Please use this identifier to cite or link to this item: http://buratest.brunel.ac.uk/handle/2438/2886
Title: A Monte Carlo model checker for probabilistic LTL with numerical constraints
Authors: Gilbert, D
Donaldson, R
Issue Date: 2008
Publisher: University of Glasgow
Citation: Technical Report TR-2008-282 at the Department of Computer Science at University of Glasgow
Abstract: We define the syntax and semantics of a new temporal logic called probabilistic LTL with numerical constraints (PLTLc). We introduce an efficient model checker for PLTLc properties. The efficiency of the model checker is through approximation using Monte Carlo sampling of finite paths through the model’s state space (simulation outputs) and parallel model checking of the paths. Our model checking method can be applied to any model producing quantitative output – continuous or stochastic, including those with complex dynamics and those with an infinite state space.

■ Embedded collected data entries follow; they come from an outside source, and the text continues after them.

@@ -939,8 +964,15 @@
     auto block_commit = [&](int s, int blk, const u32x4& st) __attribute__((always_inline)) {
         const int x0 = blk * kRingBlock - misalign(lane_array(s)) + l4;
         uint32_t* slots = ring[s];
-#pragma unroll
-        for (int i = 0; i < 4; ++i) slots[2 * ((uint32_t)(x0 + i) & (kRingCap - 1)) + half] = st[i];
+        if constexpr (ROWVAL) {
+            if (!half) {
+#pragma unroll
+                for (int i = 0; i < 4; ++i) slots[(uint32_t)(x0 + i) & (kRingCap - 1)] = st[i];
+            }
+        } else {
+#pragma unroll
+            for (int i = 0; i < 4; ++i) slots[2 * ((uint32_t)(x0 + i) & (kRingCap - 1)) + half] = st[i];
+        }
         __builtin_amdgcn_fence(__ATOMIC_RELEASE, "wavefront");
         __builtin_amdgcn_wave_barrier();
         __builtin_amdgcn_fence(__ATOMIC_ACQUIRE, "wavefront");
@@ -972,6 +1004,8 @@
         } else {
             const GatherAddr<OFF32> addr{reinterpret_cast<const char*>(src_ptr<TS>(p.src) + p.src_hop_off[s] + src_col_begin - VEC),
                                          (off_t)lane_off0, (off_t)(p.ld_src * sizeof(TS))};
+            float w_row = 0.f;
+            if constexpr (ROWVAL) w_row = __int_as_float(__builtin_amdgcn_readlane(__float_as_int(rv), l0));
             for (int base = sb; base < se; base += kWave) {
                 const int n = min(se - base, kWave);
                 for (int b = blk_of(s); base + n > avail(s, b); set_blk(s, ++b)) {
@@ -991,7 +1025,10 @@
                 const bool refill = pb < pe && min(pb + kWave, pe) > avail(ps, blk_of(ps));
                 u32x4 st = {0u, 0u, 0u, 0u};
                 if (refill) st = block_load(ps, blk_of(ps));
-                process_chunk_window<TS, VEC, LPR, false, OFF32, MAXB>(WindowChunk{ring[s], (uint32_t)(base + g)}, n, g, addr, true, acc);
+                if constexpr (ROWVAL)
+                    process_chunk_window<TS, VEC, LPR, false, OFF32, MAXB>(WindowChunkIds{ring[s], (uint32_t)(base + g), w_row}, n, g, addr, true, acc);
+                else
+                    process_chunk_window<TS, VEC, LPR, false, OFF32, MAXB>(WindowChunk{ring[s], (uint32_t)(base + g)}, n, g, addr, true, acc);
                 if (refill) {
                     block_commit(ps, blk_of(ps), st);
                     set_blk(ps, blk_of(ps) + 1);
@@ -1027,10 +1064,11 @@
 }
 
 template <int VEC, int LPR, bool EXACT, bool SUM, bool OFF32, bool PIPE = false, bool SHORT = false, bool EPI = false, int FB = 8, bool LISTS = false,
-          typename TS = float, typename TD = float>
+          typename TS = float, typename TD = float, bool ROWVAL = false>
 __global__ __launch_bounds__(kBlock, (min_waves_per_simd<VEC, LPR, EXACT, SUM, OFF32, PIPE, SHORT, EPI, FB, LISTS, TS>())) void spmm_hops_kernel(const LaunchParams p) {
     static_assert(!LISTS || (EXACT && !SHORT && !PIPE && (LPR == 16 || LPR == 32)), "list-driven launches exist for 64- and 128-column slices");
     static_assert(EXACT || LPR == kWave, "column-tiled path uses the whole wave per row");
+    static_assert(!ROWVAL || (uses_index_window<LPR, EXACT, PIPE, SHORT, EPI, LISTS>() && !SUM), "row values: forward walk on the index window");
     __shared__ float partial[kWavesPerBlock][kMaxTileCols];
     using off_t = typename std::conditional<OFF32, uint32_t, int64_t>::type;
     constexpr int NP = Tree<LPR>::NP;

Furthermore, our offline approach allows the analysis of observed (real-life) behaviour traces. We find in this paper that PLTLc properties with constraints over free variables can replace full model checking experiments, resulting in a significant gain in efficiency. This overcomes one disadvantage of model checking experiments which is that the complexity depends on system granularity and number of variables, and quickly becomes infeasible. We focus on models of biochemical networks, and specifically in this paper on intracellular signalling pathways; however our method can be applied to a wide range of biological as well as technical systems and their models. Our work contributes to the emerging field of synthetic biology by proposing a rigourous approach for the structured formal engineering of biological systems.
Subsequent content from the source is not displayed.